What should we do in response to biotechnology that, in the future will mix great potential benefits with threats that are either physical and obvious or spiritual and subtle? The answer is obvious: We should use the power of the state to regulate it. And if that proves to be beyond the power of any individual nation-state, biotechnology needs to be regulated on an international basis. We need to start thinking concretely – now – about how to build institutions that can discriminate between good and bad uses of biotechnology and that can effectively enforce those rules both nationally and internationally.6

Fukuyama may well be right to reject the ‘false banner of liberty’ which is unfurled over biotechnological research itself, as well as the issue of free-market access to its forms of intervention. Nevertheless, the history of eugenics does not readily inspire confidence in the capacity of the national state to manage the necessary tasks of discrimination and enforcement which Fukuyama sees as crucial. The essays included in this special issue of new formations illustrate why this may well prove to be one of the most important issues facing a twenty-first-century world. They also remind us that eugenics is still a deadly serious issue.

Notes

1. Inquiries into Human Faculty and its Development, London, Macmillan, 1883.

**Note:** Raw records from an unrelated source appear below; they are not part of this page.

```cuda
static int trunk_bwd(const NatureLayout& L, const NatureActs& Q, const bf16* P, bf16* act, float* grads, int64_t n,
                     float* wsbig, float* wssmall, void* tail_ready_event, bool dact1_fused, cudaStream_t s) {
    int rc;
    KGemmParams p;
    {
        int splits;
        { ProfScope ps(s, "fc_wgrad", 2.0 * n * 512 * 3136, (double)n * (3136 + 512) * 2 + 512.0 * 3136 * 4);
          if ((splits = launch_wgrad_tma(act + Q.dhid, 512, act + Q.act3, 3136, n, wsbig, s, "naturecnn/fc_wgrad")) < 0) return splits; }
        { ProfScope ps(s, "wgrad_fold_bias", 0, 0);
          note_launches(1); tc_fold_fc<<<(unsigned)ceil_div((int64_t)512 * 3136, 256), 256, 0, s>>>(wsbig, splits, 512, 13 * 256, 512, 3136, 64, 49, 1.f, grads + L.fcw);
          if ((rc = colsum(act + Q.dhid, n, 512, 512, wssmall, grads + L.fcb, s))) return rc; }
        if (tail_ready_event) {
            cudaError_t e = cudaEventRecord(reinterpret_cast<cudaEvent_t>(tail_ready_event), s);
            if (e != cudaSuccess) return fail(B200RL_ERR_CUDA, "naturecnn_backward: cudaEventRecord: %s", cudaGetErrorString(e));
        }
        gemm_rowmajor(p, act + Q.dhid, n, 8);
        p.Bw = P + L.wfcdg; p.N = 3136; p.out = act + Q.dact3a; p.out2 = act + Q.dact3b; p.dual_dact3 = 1;
        p.ldo = 3136; p.mask_bits = reinterpret_cast<const uint32_t*>(act + Q.m3);
        { ProfScope ps(s, "fc_dgrad", 2.0 * n * 512 * 3136, (double)n * ((3136 + 512) * 2 + 392) + 512.0 * 3136 * 2);
          if ((rc = launch_gemm_tma<128, 3>(p, s, "naturecnn/fc_dgrad"))) return rc; }
    }
    WGradWinParams gw;
    WinParams wp;
    FoldWin fw;
    {
        wgw_defaults(gw);
        gw.X = act + Q.act2; gw.M = n * 81; gw.n = (int)n; gw.G = 81; gw.cpr = 1; gw.nslots = 10; gw.WRX = round8(128 + 20);
        for (int t = 0; t < 9; ++t) gw.shift[t] = (t / 3) * 9 + (t % 3);
        const int st[10] = {0, 1, 2, 3, 4, 5, 6, 7, 7, 8};
        for (int k = 0; k < 10; ++k) { gw.slot_tap[k] = st[k]; gw.slot_cc[k] = 0; }
        gw.Y = act + Q.dact3a; gw.ldy = 64; gw.ncolsY = 64;
        const WPlan pl = conv3_wgrad_plan(n);
        gw.rows_per_cta = pl.rows_per_cta; gw.ws = wsbig; gw.wsb = wssmall;
        { ProfScope ps(s, "conv3_wgrad", 2.0 * n * 49 * 64 * 576, (double)n * (5184 + 5184) * 2);
          if ((rc = launch_wgrad_win(gw, pl.splits, s, "naturecnn/conv3_wgrad"))) return rc; }
        memset(&fw, 0, sizeof(fw));
        fw.layer = 3; fw.S = pl.splits; fw.nslots = 10; fw.Cout = 64; fw.scale = 1.f; fw.bscale = 1.f;
        for (int k = 0; k < 10; ++k) { fw.slot_tap[k] = st[k]; fw.slot_skip[k] = (k == 8); }
        { ProfScope ps(s, "wgrad_fold_bias", 0, 0);
          fw.wsb = wssmall; fw.db = grads + L.c3b;
          tc_fold_win<<<(unsigned)ceil_div(640 * 64 + 64, 32), 256, 0, s>>>(wsbig, fw, grads + L.c3w);
          if ((rc = check_launch("naturecnn/conv3_fold"))) return rc; }
        win_defaults(wp);
        wp.A = act + Q.dact3b; wp.n = (int)n; wp.G = 121; wp.Wp = 11; wp.M = n * 121; wp.ntaps = 9;
        for (int ky = 0; ky < 3; ++ky) for (int kx = 0; kx < 3; ++kx) wp.shift[ky * 3 + kx] = (2 - ky) * 11 + (2 - kx);
        wp.WR = round8(128 + 24);
        wp.Bw = P + L.w3dg; wp.N = 64; wp.vH = 9; wp.vW = 9; wp.out_mode = WOUT_DACT2;
        wp.out = act + Q.dact2a; wp.out2 = act + Q.dact2b; wp.mask_bits = reinterpret_cast<const uint32_t*>(act + Q.m2);
        { ProfScope ps(s, "conv3_dgrad", 2.0 * n * 81 * 64 * 576, (double)n * ((7744 + 6400 + 7744) * 2 + 648));
          if ((rc = launch_conv_win_t<128, 1, 4, 9>(wp, s, "naturecnn/conv3_dgrad"))) return rc; }
    }
    {
        wgw_defaults(gw);
        gw.X = act + Q.act1; gw.M = n * 100; gw.n = (int)n; gw.G = 100; gw.cpr = 2; gw.nslots = 8; gw.WRX = round8(128 + 11);
        gw.shift[0] = 0; gw.shift[1] = 1; gw.shift[2] = 10; gw.shift[3] = 11;
        for (int k = 0; k < 8; ++k) { gw.slot_tap[k] = k >> 1; gw.slot_cc[k] = k & 1; }
        gw.Y = act + Q.dact2a; gw.ldy = 64; gw.ncolsY = 64;
        const WPlan pl = conv2_wgrad_plan(n);
        gw.rows_per_cta = pl.rows_per_cta; gw.ws = wsbig; gw.wsb = wssmall;
        { ProfScope ps(s, "conv2_wgrad", 2.0 * n * 81 * 64 * 512, (double)n * (12800 + 6400) * 2);
          if ((rc = launch_wgrad_win(gw, pl.splits, s, "naturecnn/conv2_wgrad"))) return rc; }
        memset(&fw, 0, sizeof(fw));
        fw.layer = 2; fw.S = pl.splits; fw.nslots = 8; fw.Cout = 64; fw.scale = 1.f; fw.bscale = 1.f;
        for (int k = 0; k < 8; ++k) { fw.slot_tap[k] = k >> 1; fw.slot_cc[k] = k & 1; }
        { ProfScope ps(s, "wgrad_fold_bias", 0, 0);
          fw.wsb = wssmall; fw.db = grads + L.c2b;
          tc_fold_win<<<(unsigned)ceil_div(512 * 64 + 64, 32), 256, 0, s>>>(wsbig, fw, grads + L.c2w);
          if ((rc = check_launch("naturecnn/conv2_fold"))) return rc; }
        if (dact1_fused) return B200RL_OK;
        win_defaults(wp);
        wp.A = act + Q.dact2b; wp.n = (int)n; wp.G = 121; wp.Wp = 11; wp.M = n * 121; wp.ntaps = 4;
        for (int a = 0; a < 2; ++a) for (int b = 0; b < 2; ++b) wp.shift[a * 2 + b] = (1 - a) * 11 + (1 - b);
        wp.WR = round8(128 + 12);
        wp.Bw = P + L.w2dg; wp.N = 128; wp.vH = 10; wp.vW = 10; wp.out_mode = WOUT_DACT1;
        wp.out = act + Q.dact1; wp.mask_bits = reinterpret_cast<const uint32_t*>(act + Q.m1);
        { ProfScope ps(s, "conv2_dgrad", 2.0 * n * 400 * 32 * 256, (double)n * ((7744 + 14112) * 2 + 1600));
          if ((rc = launch_conv_win<128, 1, 4, 4>(wp, s, "naturecnn/conv2_dgrad"))) return rc; }
    }
    return B200RL_OK;
}
static size_t trunk_big_bytes(int64_t n) {
    return std::max({wgrad_tma_bytes(n, 512, 3136), wgrad_win_bytes(conv3_wgrad_plan(n).splits, 10),
                     wgrad_win_bytes(conv2_wgrad_plan(n).splits, 8)});
}
static size_t trunk_small_bytes(int64_t n) {
    return std::max({colsum_ws(n, 512), wgrad_win_bias_bytes(conv3_wgrad_plan(n).splits),
                     wgrad_win_bias_bytes(conv2_wgrad_plan(n).splits)});
}

static int wide_head_fwd(const NatureLayout& L, const bf16* P, const bf16* hid, int64_t n, int A1, float* out, cudaStream_t s) {
    KGemmParams p;
    gemm_rowmajor(p, hid, n, 8);
    p.Bw = P + L.whf; p.N = L.G; p.bias = reinterpret_cast<const float*>(P + L.hbp);
    p.out_f32 = out; p.ldo = A1; p.ncols_f32 = A1;
    return launch_gemm_tma<128, 3>(p, s, "wide_heads");
}

static int wide_head_bwd(const NatureLayout& L, const bf16* P, const float* dhead, int64_t n, int A1, const bf16* hid, bf16* dhid,
                         const uint32_t* hid_bits, float* dW, float* db, float* wsbig, float* wssmall, cudaStream_t s) {
    int rc;
    KGemmParams p;
    bf16* dh16 = reinterpret_cast<bf16*>(wssmall);
    float* dbpart = reinterpret_cast<float*>(reinterpret_cast<char*>(wssmall) + wide_dhead_bytes(n, L));
    int cb = (int)ceil_div(n * L.G, 256); if (cb > num_sms() * 8) cb = num_sms() * 8;
    tc_head_dhead_bf16<<<cb, 256, 0, s>>>(dhead, n, A1, L.G, dh16);
    if ((rc = check_launch("wide_heads_dhead"))) return rc;
    if ((rc = colsum_f32(dhead, n, A1, dbpart, db, s))) return rc;
    const int splits = launch_wgrad_tma(dh16, L.G, hid, 512, n, wsbig, s, "wide_heads_wgrad");
    if (splits < 0) return splits;
    tc_fold_fc<<<(unsigned)ceil_div((int64_t)A1 * 512, 256), 256, 0, s>>>(wsbig, splits, L.G, 512, A1, 512, 512, 1, 1.f, dW);
    if ((rc = check_launch("wide_heads_wgrad"))) return rc;
    gemm_rowmajor(p, dh16, n, L.G / 64);
    p.Bw = P + L.whdg; p.N = 512; p.out = dhid; p.ldo = 512;
    p.mask_bits = hid_bits;
    if (n <= 8192) { if ((rc = launch_gemm_tma<64, 6>(p, s, "wide_heads_dgrad"))) return rc; }
    else if ((rc = launch_gemm_tma<128, 3>(p, s, "wide_heads_dgrad"))) return rc;
    return B200RL_OK;
}
}

extern "C" int64_t b200rl_naturecnn_param_count(int A) { return A >= 1 ? NatureLayout(A).total : -1; }
extern "C" int64_t b200rl_naturecnn_grad_tail_offset(int A) { return A >= 1 ? NatureLayout(A).fcw : -1; }
extern "C" size_t b200rl_naturecnn_bf16_packed_bytes(int A) { return head_ok(A) ? (size_t)NatureLayout(A).packed_total * 2 : 0; }
extern "C" size_t b200rl_naturecnn_bf16_acts_bytes(int64_t n, int obs_format) {
    return n >= 0 ? (size_t)NatureActs(n, obs_format == B200RL_OBS_U8_NCHW).total * 2 + 256 : 0;
}

extern "C" int b200rl_frames_to_s2d_bf16(const uint8_t* obs, const int64_t* rows, int64_t n, void* out, void* stream) {
    B200RL_REQUIRE(n >= 0, "frames_to_s2d: negative n");
    if (n == 0) return B200RL_OK;
    B200RL_REQUIRE(obs && out, "frames_to_s2d: null pointer");
    B200RL_REQUIRE(aligned(obs, 4) && aligned(out, 16), "frames_to_s2d: misaligned buffer");
    cudaStream_t s = (cudaStream_t)stream;
// ... 373 lines not shown
```

cleanrl_b200/csrc/tc_conv_win.cuh:

```cuda
#pragma once
#include "tc_base.cuh"

namespace b200rl {
using namespace tc;

enum { WOUT_DENSE = 0, WOUT_S2D2 = 1, WOUT_DACT2 = 2, WOUT_DACT1 = 3 };
struct WinParams {
    const bf16* A;
    const int64_t* rows;
    int64_t M;
    int n, G, Wp;
    int tpi_shift;
    int64_t n_images;
    int ntaps;
    int shift[16];
    int WR;
    const bf16* Bw;
    int N;
    int vH, vW;
    int out_mode;
    bf16* out;
    bf16* out2;
    const uint32_t* mask_bits;
    uint32_t* mask_out;
// ... 168 lines not shown
                        const float f = __uint_as_float(v[e]);
                        bits |= (f > 0.f ? 1u : 0u) << e;
                    }
                    if (p.mask_out) p.mask_out[ob + g] = bits;
                }
                if (p.mask_bits) {
#pragma unroll
                    for (int e = 0; e < 32; ++e) if (!((mb[g] >> e) & 1u)) v[e] = 0u;
                }
                int4 w[4];
                if (p.relu) {
#pragma unroll
                    for (int e = 0; e < 4; ++e) {
                        w[e].x = (int)pack_bf16x2_relu(__uint_as_float(v[8 * e]), __uint_as_float(v[8 * e + 1]));
                        w[e].y = (int)pack_bf16x2_relu(__uint_as_float(v[8 * e + 2]), __uint_as_float(v[8 * e + 3]));
                        w[e].z = (int)pack_bf16x2_relu(__uint_as_float(v[8 * e + 4]), __uint_as_float(v[8 * e + 5]));
                        w[e].w = (int)pack_bf16x2_relu(__uint_as_float(v[8 * e + 6]), __uint_as_float(v[8 * e + 7]));
                    }
                } else {
#pragma unroll
                for (int e = 0; e < 4; ++e) {
                    w[e].x = (int)pack_bf16x2(__uint_as_float(v[8 * e]), __uint_as_float(v[8 * e + 1]));
                    w[e].y = (int)pack_bf16x2(__uint_as_float(v[8 * e + 2]), __uint_as_float(v[8 * e + 3]));
                    w[e].z = (int)pack_bf16x2(__uint_as_float(v[8 * e + 4]), __uint_as_float(v[8 * e + 5]));
                    w[e].w = (int)pack_bf16x2(__uint_as_float(v[8 * e + 6]), __uint_as_float(v[8 * e + 7]));
                }
                }
                if (p.out_mode == WOUT_DACT1) {
                    int4* brow = reinterpret_cast<int4*>(st + lr * LDA) + 8 * g + 4 * (g & 1);
#pragma unroll
                    for (int e = 0; e < 4; ++e) brow[e] = w[e];
                } else {
                    bf16* dst = p.out + o1 + g * 32;
                    st_global_32b(dst, w[0], w[1]);
                    st_global_32b(dst + 16, w[2], w[3]);
                }
            }
            if (p.out_mode == WOUT_DACT1) {
                if (half == 0)
                    *reinterpret_cast<int64_t*>(st + lr * LDA + BN) = valid ? ((int64_t)i * 441 + 2 * Y * 21 + 2 * X) * 32 : -1;
                named_bar(1 + wg, 128);
#pragma unroll
                for (int m = 0; m < 8; ++m) {
                    const int k = m * 128 + wt, g = (k >> 2) & 3, e = k & 3;
                    const float* srow = st + (k >> 4) * LDA;
                    const int64_t o = *reinterpret_cast<const int64_t*>(srow + BN);
                    if (o < 0) continue;
                    const int4 val = reinterpret_cast<const int4*>(srow)[8 * g + 4 * (g & 1) + e];
                    *reinterpret_cast<int4*>(p.out + o + (g >> 1) * 21 * 32 + (g & 1) * 32 + e * 8) = val;
                }
            }
        }
    }
}

template <int BN, int CPR, int STAGES, int NTAPS>
static int launch_conv_win(const WinParams& p, cudaStream_t s, const char* what) {
    if (p.ntaps != NTAPS) return fail(B200RL_ERR_INVALID_ARGUMENT, "%s: %d taps, kernel instance has %d", what, p.ntaps, NTAPS);
    if (p.out_mode != WOUT_S2D2 && p.out_mode != WOUT_DACT1)
        return fail(B200RL_ERR_INVALID_ARGUMENT, "%s: dense and conv3 data-gradient outputs run on tc_conv_win_t", what);
    if (p.out_mode == WOUT_DACT1 && (BN != 128 || p.N != 128))
        return fail(B200RL_ERR_INVALID_ARGUMENT, "%s: the conv2 data gradient stores 4 groups of 32 channels per cell", what);
    const size_t smem = (size_t)p.ntaps * CPR * BN * 128 + (size_t)STAGES * p.WR * 128 * CPR + conv_win_acc_bytes<BN>() + 1024;
    static SmemAttrCache attr;
    if (int rc = attr.ensure(tc_conv_win<BN, CPR, STAGES, NTAPS>, smem, what)) return rc;
    if ((int64_t)p.G * p.Wp >= 65536 || p.G < 1 || p.N % 32 != 0)
        return fail(B200RL_ERR_INVALID_ARGUMENT, "%s: grid %d x width %d outside the epilogue's multiply-shift range, or N %% 32 != 0", what, p.G, p.Wp);
    if (p.rows && !p.tpi_shift) return fail(B200RL_ERR_INVALID_ARGUMENT, "%s: the image gather needs image-aligned tiling", what);
    if (p.tpi_shift && (128 << p.tpi_shift) < p.G) return fail(B200RL_ERR_INVALID_ARGUMENT, "%s: tiles per image too small", what);
    const int total = p.tpi_shift ? (int)((int64_t)p.n << p.tpi_shift) : (int)ceil_div(p.M, 128);
    int grid = num_sms();
    if (grid > total) grid = total;
    CUtensorMap tmA;
    memset(&tmA, 0, sizeof(tmA));
    int rc;
    if (p.tpi_shift) rc = make_tmap_3d(&tmA, p.A, p.n_images, p.G, (int64_t)CPR * 64, p.WR, what);
    else rc = make_tmap_2d(&tmA, p.A, p.M, (int64_t)CPR * 64, p.WR, what);
    if (rc) return rc;
    tc_conv_win<BN, CPR, STAGES, NTAPS><<<grid, kConvWinThreads, smem, s>>>(tmA, p, total);
    return check_launch(what);
}

constexpr int kConvWinTThreads = 384;
constexpr int kConvWinTLds = 64 + 4;
template <int BP>
__host__ __device__ constexpr size_t conv_win_t_stage_bytes() { return (size_t)2 * BP * kConvWinTLds * sizeof(float); }

template <int R>
__device__ __forceinline__ void stage_acc_transposed(float* st, int wg_tid, const float (&d)[R]) {
    const int co = ((wg_tid >> 5) << 4) + ((wg_tid & 31) >> 2), pos = (wg_tid & 3) * 2;
#pragma unroll
    for (int j = 0; j < R / 4; ++j) {
        float* p0 = st + (8 * j + pos) * kConvWinTLds + co;
        p0[0] = d[4 * j];
        p0[kConvWinTLds] = d[4 * j + 1];
        p0[8] = d[4 * j + 2];
        p0[kConvWinTLds + 8] = d[4 * j + 3];
    }
}
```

2. Troy Duster, Backdoor to Eugenics, New York, Routledge, 1990.

3. Lee M. Silver, Remaking Eden: Cloning, Genetic Engineering and the Future of Humankind, London, Phoenix, 1998.

4. The phrase is Dorothy Porter’s, cited by Elizabeth Watkins in this volume.

5. John Reid, Secretary of State for Health, ‘Foreword’, Our Inheritance, Our Future: Realising the Potential of Genetics in the NHS, White Paper presented to Parliament, June 2003, Department of Health & NHS, London, 2003, p9. The Paper, and related materials, can be accessed online from the Department of Health web-page at: http://www.dh.gov.uk/PolicyAndGuidance/HealthAndSocialCareTopics/Genetics/fs/en

6. Francis Fukuyama, ‘Biotechnology and the Threat of a Posthuman Future’, in Thomas A. Shannon (ed), Genetics: Science, Ethics, and Public Policy: A Reader, Lanham, Rowman & Littlefield, 2005, pp3, 5.